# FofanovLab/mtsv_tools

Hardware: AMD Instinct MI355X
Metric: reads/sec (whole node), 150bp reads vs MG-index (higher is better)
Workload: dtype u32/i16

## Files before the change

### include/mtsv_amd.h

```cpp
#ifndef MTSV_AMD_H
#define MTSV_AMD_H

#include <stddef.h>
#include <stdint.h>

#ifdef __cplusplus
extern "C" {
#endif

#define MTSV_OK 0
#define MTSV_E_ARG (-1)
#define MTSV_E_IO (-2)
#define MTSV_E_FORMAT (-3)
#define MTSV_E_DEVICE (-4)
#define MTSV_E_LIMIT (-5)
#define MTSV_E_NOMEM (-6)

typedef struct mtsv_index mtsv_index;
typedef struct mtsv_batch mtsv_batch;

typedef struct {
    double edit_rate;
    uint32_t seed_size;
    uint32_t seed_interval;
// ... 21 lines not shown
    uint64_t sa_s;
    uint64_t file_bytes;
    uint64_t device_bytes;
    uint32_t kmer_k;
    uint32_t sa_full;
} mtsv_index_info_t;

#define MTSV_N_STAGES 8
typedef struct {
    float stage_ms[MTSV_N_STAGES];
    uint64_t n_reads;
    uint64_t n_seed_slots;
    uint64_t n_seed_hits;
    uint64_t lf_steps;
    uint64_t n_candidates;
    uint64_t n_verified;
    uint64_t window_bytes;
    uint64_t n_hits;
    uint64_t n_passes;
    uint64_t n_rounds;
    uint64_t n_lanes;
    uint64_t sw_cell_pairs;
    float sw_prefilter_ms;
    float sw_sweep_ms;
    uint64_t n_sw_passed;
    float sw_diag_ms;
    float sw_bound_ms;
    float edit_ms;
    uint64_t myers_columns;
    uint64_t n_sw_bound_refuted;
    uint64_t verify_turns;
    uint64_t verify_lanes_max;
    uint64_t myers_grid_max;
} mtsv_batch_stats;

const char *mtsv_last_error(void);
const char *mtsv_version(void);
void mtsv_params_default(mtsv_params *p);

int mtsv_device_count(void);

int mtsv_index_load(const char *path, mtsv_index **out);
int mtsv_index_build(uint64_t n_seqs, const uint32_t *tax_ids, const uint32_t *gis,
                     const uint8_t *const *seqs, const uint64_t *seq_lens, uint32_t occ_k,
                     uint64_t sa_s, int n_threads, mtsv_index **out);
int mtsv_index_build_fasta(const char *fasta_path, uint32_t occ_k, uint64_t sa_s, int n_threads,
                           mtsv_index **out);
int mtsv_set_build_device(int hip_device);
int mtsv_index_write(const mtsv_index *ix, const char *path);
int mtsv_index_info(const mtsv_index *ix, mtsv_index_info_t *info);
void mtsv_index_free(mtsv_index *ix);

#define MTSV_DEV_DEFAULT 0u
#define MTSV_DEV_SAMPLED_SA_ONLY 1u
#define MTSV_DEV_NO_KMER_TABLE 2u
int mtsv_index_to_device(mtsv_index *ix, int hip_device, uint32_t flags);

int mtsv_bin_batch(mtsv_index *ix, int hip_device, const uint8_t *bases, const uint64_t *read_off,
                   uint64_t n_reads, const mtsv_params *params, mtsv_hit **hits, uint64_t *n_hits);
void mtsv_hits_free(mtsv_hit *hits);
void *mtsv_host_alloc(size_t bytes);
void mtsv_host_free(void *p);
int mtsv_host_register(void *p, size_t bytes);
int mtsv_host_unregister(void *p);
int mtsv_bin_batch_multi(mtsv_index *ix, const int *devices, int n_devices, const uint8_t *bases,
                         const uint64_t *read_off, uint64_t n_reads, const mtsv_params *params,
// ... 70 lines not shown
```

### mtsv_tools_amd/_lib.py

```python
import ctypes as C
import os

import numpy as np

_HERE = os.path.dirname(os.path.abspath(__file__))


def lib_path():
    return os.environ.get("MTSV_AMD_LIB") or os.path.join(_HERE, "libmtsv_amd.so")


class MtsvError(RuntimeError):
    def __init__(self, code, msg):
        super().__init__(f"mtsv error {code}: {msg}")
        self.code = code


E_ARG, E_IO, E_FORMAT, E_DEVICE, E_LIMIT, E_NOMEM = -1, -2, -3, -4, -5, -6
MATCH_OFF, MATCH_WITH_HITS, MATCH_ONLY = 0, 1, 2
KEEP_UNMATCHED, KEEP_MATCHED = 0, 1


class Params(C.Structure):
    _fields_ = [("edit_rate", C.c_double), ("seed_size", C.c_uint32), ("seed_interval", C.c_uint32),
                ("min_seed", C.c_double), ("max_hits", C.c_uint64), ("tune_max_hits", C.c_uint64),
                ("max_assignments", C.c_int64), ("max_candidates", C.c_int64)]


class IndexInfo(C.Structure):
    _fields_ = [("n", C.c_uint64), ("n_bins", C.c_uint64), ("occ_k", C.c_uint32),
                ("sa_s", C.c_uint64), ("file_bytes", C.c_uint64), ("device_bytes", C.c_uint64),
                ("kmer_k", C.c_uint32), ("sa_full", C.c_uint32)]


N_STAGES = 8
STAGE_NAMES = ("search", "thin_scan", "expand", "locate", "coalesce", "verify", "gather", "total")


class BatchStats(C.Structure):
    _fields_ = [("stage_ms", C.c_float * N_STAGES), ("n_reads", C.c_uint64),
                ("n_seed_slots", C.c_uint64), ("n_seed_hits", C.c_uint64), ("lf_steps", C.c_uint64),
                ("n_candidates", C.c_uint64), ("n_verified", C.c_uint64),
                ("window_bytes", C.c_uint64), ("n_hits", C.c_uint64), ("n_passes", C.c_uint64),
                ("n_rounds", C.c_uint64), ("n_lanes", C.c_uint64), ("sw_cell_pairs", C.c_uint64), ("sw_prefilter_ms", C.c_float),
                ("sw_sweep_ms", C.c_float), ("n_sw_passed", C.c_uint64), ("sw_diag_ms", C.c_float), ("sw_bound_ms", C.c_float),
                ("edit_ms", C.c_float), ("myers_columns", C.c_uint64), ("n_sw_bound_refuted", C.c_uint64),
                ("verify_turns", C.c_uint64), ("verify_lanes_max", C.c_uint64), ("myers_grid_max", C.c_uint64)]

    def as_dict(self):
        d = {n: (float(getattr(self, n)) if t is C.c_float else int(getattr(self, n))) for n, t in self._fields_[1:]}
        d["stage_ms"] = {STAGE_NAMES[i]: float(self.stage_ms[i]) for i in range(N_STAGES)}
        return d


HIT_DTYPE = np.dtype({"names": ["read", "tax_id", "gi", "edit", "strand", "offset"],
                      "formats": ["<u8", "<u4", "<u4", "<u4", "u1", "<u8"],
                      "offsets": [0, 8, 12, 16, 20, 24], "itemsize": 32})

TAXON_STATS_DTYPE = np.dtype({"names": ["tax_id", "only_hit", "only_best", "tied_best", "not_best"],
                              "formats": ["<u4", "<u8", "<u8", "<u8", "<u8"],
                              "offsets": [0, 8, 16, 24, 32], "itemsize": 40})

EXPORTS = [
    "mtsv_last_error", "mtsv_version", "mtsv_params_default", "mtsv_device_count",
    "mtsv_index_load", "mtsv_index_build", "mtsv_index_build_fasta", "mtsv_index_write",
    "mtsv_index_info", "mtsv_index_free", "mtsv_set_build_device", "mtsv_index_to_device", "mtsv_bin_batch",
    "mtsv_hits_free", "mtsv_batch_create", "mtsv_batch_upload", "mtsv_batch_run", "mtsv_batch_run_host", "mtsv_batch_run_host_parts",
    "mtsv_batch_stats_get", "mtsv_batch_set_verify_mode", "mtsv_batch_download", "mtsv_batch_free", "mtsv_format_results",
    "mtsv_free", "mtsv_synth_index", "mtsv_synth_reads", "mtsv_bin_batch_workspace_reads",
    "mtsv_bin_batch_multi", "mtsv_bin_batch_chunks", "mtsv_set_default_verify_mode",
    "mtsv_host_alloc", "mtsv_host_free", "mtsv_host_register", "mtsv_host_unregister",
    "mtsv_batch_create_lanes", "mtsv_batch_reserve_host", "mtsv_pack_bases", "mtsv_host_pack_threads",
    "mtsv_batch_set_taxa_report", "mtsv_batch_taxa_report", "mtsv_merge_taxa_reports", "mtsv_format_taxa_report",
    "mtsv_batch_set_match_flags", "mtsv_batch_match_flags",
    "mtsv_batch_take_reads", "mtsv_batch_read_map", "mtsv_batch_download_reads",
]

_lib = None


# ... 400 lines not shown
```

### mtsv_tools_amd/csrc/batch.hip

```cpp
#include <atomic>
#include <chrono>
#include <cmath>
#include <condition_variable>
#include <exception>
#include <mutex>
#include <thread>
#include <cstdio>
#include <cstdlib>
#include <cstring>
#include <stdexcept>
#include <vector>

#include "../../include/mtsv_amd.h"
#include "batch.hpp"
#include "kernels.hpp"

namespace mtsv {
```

━━━

Pull every line containing the word "lines" out of the entries above.

◆ Answer to this exercise ◆
// ... 21 lines not shown
// ... 70 lines not shown
# ... 400 lines not shown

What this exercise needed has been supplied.